Sunday, August 03, 2008

Maggie and the Law by Judith Stacey

Maggie Peyton is sharing a stagecoach with Sheriff Spence Harding when the stagecoach is stopped and they are both robbed. During their trek back to the closest town, Marlow, she tells him that she is in town to steal back a statue from the local museum of curiousities. She does this, however, not knowing that he is the town sheriff, so when she finds out, she feels humiliated. Even more humiliating is having to rely on his help to find food and lodging.

What she keeps to herself is that she is the responsible for the statue of the goddess being stolen. Even though Maggie has a university degree and is the daughter of a well-known professor of anthropology and archaeology, she was duped, and the statue, which her father had discovered on a dig, was stolen from their home. Now, she is determined to get it back before her father discovers it is missing.

Worse yet is that the statue has powers. It is of a well-known (to the people of the area where it was discovered anyway) love goddess, and anyone who touches it falls in love with the next person they touch. It was for precisely this reason that her father kept it in a hidden place, and as she interacts with the townspeople, she can see the influence of the statue everywhere she looks.

But Spence isn't going to let her steal the statue on his watch. Even as she gained his respect for carrying her many heavy books along with them after the stage robbery without complaint for miles, he isn't going to let Maggie turn thief. Not in his town. Strangely, he feels himself falling for her, especially after she breaks into the museum and they both end up handling the statue. But he refuses to jail her, and instead helps her get a job to support herself, and gives her a place to stay while she is in town. The statue stays in the jailhouse until the owner of the museum comes back from the trip he is on.

Spence feels he must keep Maggie safe, and he's upset when she finds one of the outlaws that robbed the stagecoach hiding in her barn and insists on feeding him and cleaning him up, feeling him to be no more than a boy who made some bad decisions in life.

But when the outlaws return for a little more loot and plunder, will Spence and the former boy outlaw be able to keep Maggie safe from the other outlaws? And will Spence be able to convince Maggie to stay with him and be his bride?

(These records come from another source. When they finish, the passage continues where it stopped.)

@@ -57,6 +59,23 @@
             w0h[sb][e] = h;
             w0l[sb][e] = (_Float16)((x - (float)h) * LO_SCALE);
         }
+    int fbase[NFR], fst[NFR], fsw[NFR], fry[NFR], frc[NFR], toff[5];
+#pragma unroll
+    for (int k = 0; k < NFR; ++k) {
+        const int pix = (wave + k * NW) * 32 + (lane & 31), pc = min(pix, PATCH_ROWS - 1);
+        fry[k] = pc / PC;
+        frc[k] = pc - fry[k] * PC;
+        fbase[k] = (fry[k] * RC + frc[k]) * 8;
+        const int j = patch_row(fry[k], frc[k]);
+        fst[k] = pix < PATCH_ROWS ? j * 128 + kb0 * 8 : -1;
+        fsw[k] = ((j >> 1) & 7) << 4;
+    }
+#pragma unroll
+    for (int q = 0; q < 5; ++q) {
+        const int t = min(4 * (q >> 1) + 2 * kb0 + (q & 1), 8);
+        toff[q] = ((t / 3) * RC + t % 3) * 8;
+    }
+    if (tid < 2) *reinterpret_cast<h16x4 *>(rgb + RGB_ZERO + tid * RGB_LO) = h16x4{(_Float16)0.f, (_Float16)0.f, (_Float16)0.f, (_Float16)0.f};
     const int kb = lane >> 5, r = wm * 32 + (lane & 31), py = r / TW, px = r - py * TW;
     const int brow = wn * 32 + (lane & 31);
 
@@ -87,17 +106,17 @@
             const int i = tid + l * NT;
             if (i < RR * RC) {
                 const float v[4] = {nxt[l].x, nxt[l].y, nxt[l].z, nxt[l].w};
-                union { h16x4 h[2]; float4 f; } sp;
-                h16_encode4(v, sp.h[0], sp.h[1]);
-                rgb[i] = sp.f;
+                h16x4 hi, lo;
+                h16_encode4(v, hi, lo);
+                *reinterpret_cast<h16x4 *>(rgb + i * 8) = hi;
+                *reinterpret_cast<h16x4 *>(rgb + RGB_LO + i * 8) = lo;
             }
         }
         __syncthreads();
         fetch(tl + gridDim.x);
-#pragma unroll 1
-        for (int fr = wave; fr < (PATCH_ROWS + 31) / 32; fr += NW) {
-            const int pix = fr * 32 + (lane & 31), pc = min(pix, PATCH_ROWS - 1);
-            const int ry = pc / PC, rc = pc - ry * PC;
+#pragma unroll
+        for (int k = 0; k < NFR; ++k) {
+            if ((k + 1) * NW > NFRAG && wave + k * NW >= NFRAG) continue;
             f32x16 c1, c2;
 #pragma unroll
             for (int e = 0; e < 16; ++e) { c1[e] = 0.f; c2[e] = 0.f; }
@@ -106,12 +125,13 @@
                 union { h16x4 q[2]; h8 v; } xh, xl;
 #pragma unroll
                 for (int u = 0; u < 2; ++u) {
-                    const int t = 4 * sb + 2 * kb0 + u;
-                    union { float4 f; h16x4 h[2]; } px4;
-                    px4.f = make_float4(0.f, 0.f, 0.f, 0.f);
-                    if (t < 9) px4.f = rgb[(ry + t / 3) * RC + rc + t % 3];
-                    xh.q[u] = px4.h[0];
-                    xl.q[u] = px4.h[1];
+                    xh.q[u] = xl.q[u] = h16x4{(_Float16)0.f, (_Float16)0.f, (_Float16)0.f, (_Float16)0.f};
+                    if (4 * sb + u < 9) {
+                        int a = fbase[k] + toff[2 * sb + u];
+                        if (4 * sb + u + 2 >= 9) a = kb0 ? RGB_ZERO : a;
+                        xh.q[u] = *reinterpret_cast<const h16x4 *>(rgb + a);
+                        if (!HALF) xl.q[u] = *reinterpret_cast<const h16x4 *>(rgb + RGB_LO + a);
+                    }
                 }
                 c1 = __builtin_amdgcn_mfma_f32_32x32x16_f16(w0h[sb], xh.v, c1, 0, 0, 0);
                 if (!HALF) {
@@ -119,9 +139,10 @@
                     c2 = __builtin_amdgcn_mfma_f32_32x32x16_f16(w0l[sb], xh.v, c2, 0, 0, 0);
                 }
             }
-            const bool inside = (unsigned)(ly0 + ry) < (unsigned)p0.H && (unsigned)(lx0 + rc) < (unsigned)p0.W;
-            const int j = patch_row(ry, rc), jsw = (j >> 1) & 7;
-            if (pix < PATCH_ROWS) {
+            const bool inside = (unsigned)(ly0 + fry[k]) < (unsigned)p0.H && (unsigned)(lx0 + frc[k]) < (unsigned)p0.W;
+            char *row = patch + fst[k];
+            const int jsw = fsw[k];
+            if (fst[k] >= 0) {
                 if (inside) {
 #pragma unroll
                     for (int g = 0; g < 4; ++g) {
@@ -129,7 +150,7 @@
 #pragma unroll
                         for (int c = 0; c < 4; ++c) {
                             const int e = g * 4 + c;
-                            const float os = HALF ? c1[e] : c1[e] + c2[e] * (1.f / LO_SCALE);
+                            const float os = HALF ? c1[e] : f16x3_sum(c1[e], c2[e]);
                             v[c] = ACT0 == ACT_LEAKY ? fmaxf(os, os * 0.1f) : apply_act<ACT0>(os * (1.f / A_SCALE)) * A_SCALE;
                         }
                         h16x4 hi, lo;
@@ -139,13 +160,13 @@
                         } else {
                             h16_encode4_scaled(v, hi, lo);
                         }
-                        *reinterpret_cast<h16x4 *>(patch + j * 128 + ((g ^ jsw) << 4) + kb0 * 8) = hi;
-                        if (!HALF) *reinterpret_cast<h16x4 *>(patch + j * 128 + (((4 + g) ^ jsw) << 4) + kb0 * 8) = lo;
+                        *reinterpret_cast<h16x4 *>(row + ((g << 4) ^ jsw)) = hi;
+                        if (!HALF) *reinterpret_cast<h16x4 *>(row + (((4 + g) << 4) ^ jsw)) = lo;
                     }
                 } else {
                     const h16x4 z = {(_Float16)0.f, (_Float16)0.f, (_Float16)0.f, (_Float16)0.f};
 #pragma unroll
-                    for (int g = 0; g < (HALF ? 4 : 8); ++g) *reinterpret_cast<h16x4 *>(patch + j * 128 + ((g ^ jsw) << 4) + kb0 * 8) = z;
+                    for (int g = 0; g < (HALF ? 4 : 8); ++g) *reinterpret_cast<h16x4 *>(row + ((g << 4) ^ jsw)) = z;
                 }
             }
         }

Or will he lose her to the cold,lonely world of Acadamia that she has always inhabited?

Most of the monthly romances by Harlequin are fast reads, but this one was even faster than most of them. It's light and humorous, and features the statue of a love goddess that has the ability to bring people together and make them fall in love. Maggie feels that she is useless in Marlow, with her book learning not being applicable to kind of daily life that the people in Marlow must live, and she feels judged as useless by the people of the town.

But in the end, she finds that all her book learning makes her respected, and her stories of life on adventures with her father makes her loved and wanted by both the town's teacher and the children, and, after tangling with the statue, she finds herself falling in love with Spence. But is it the statue that has made them fall in love, or is it just true love? To learn that, you'll have to read the book yourself, which I heartily recommend.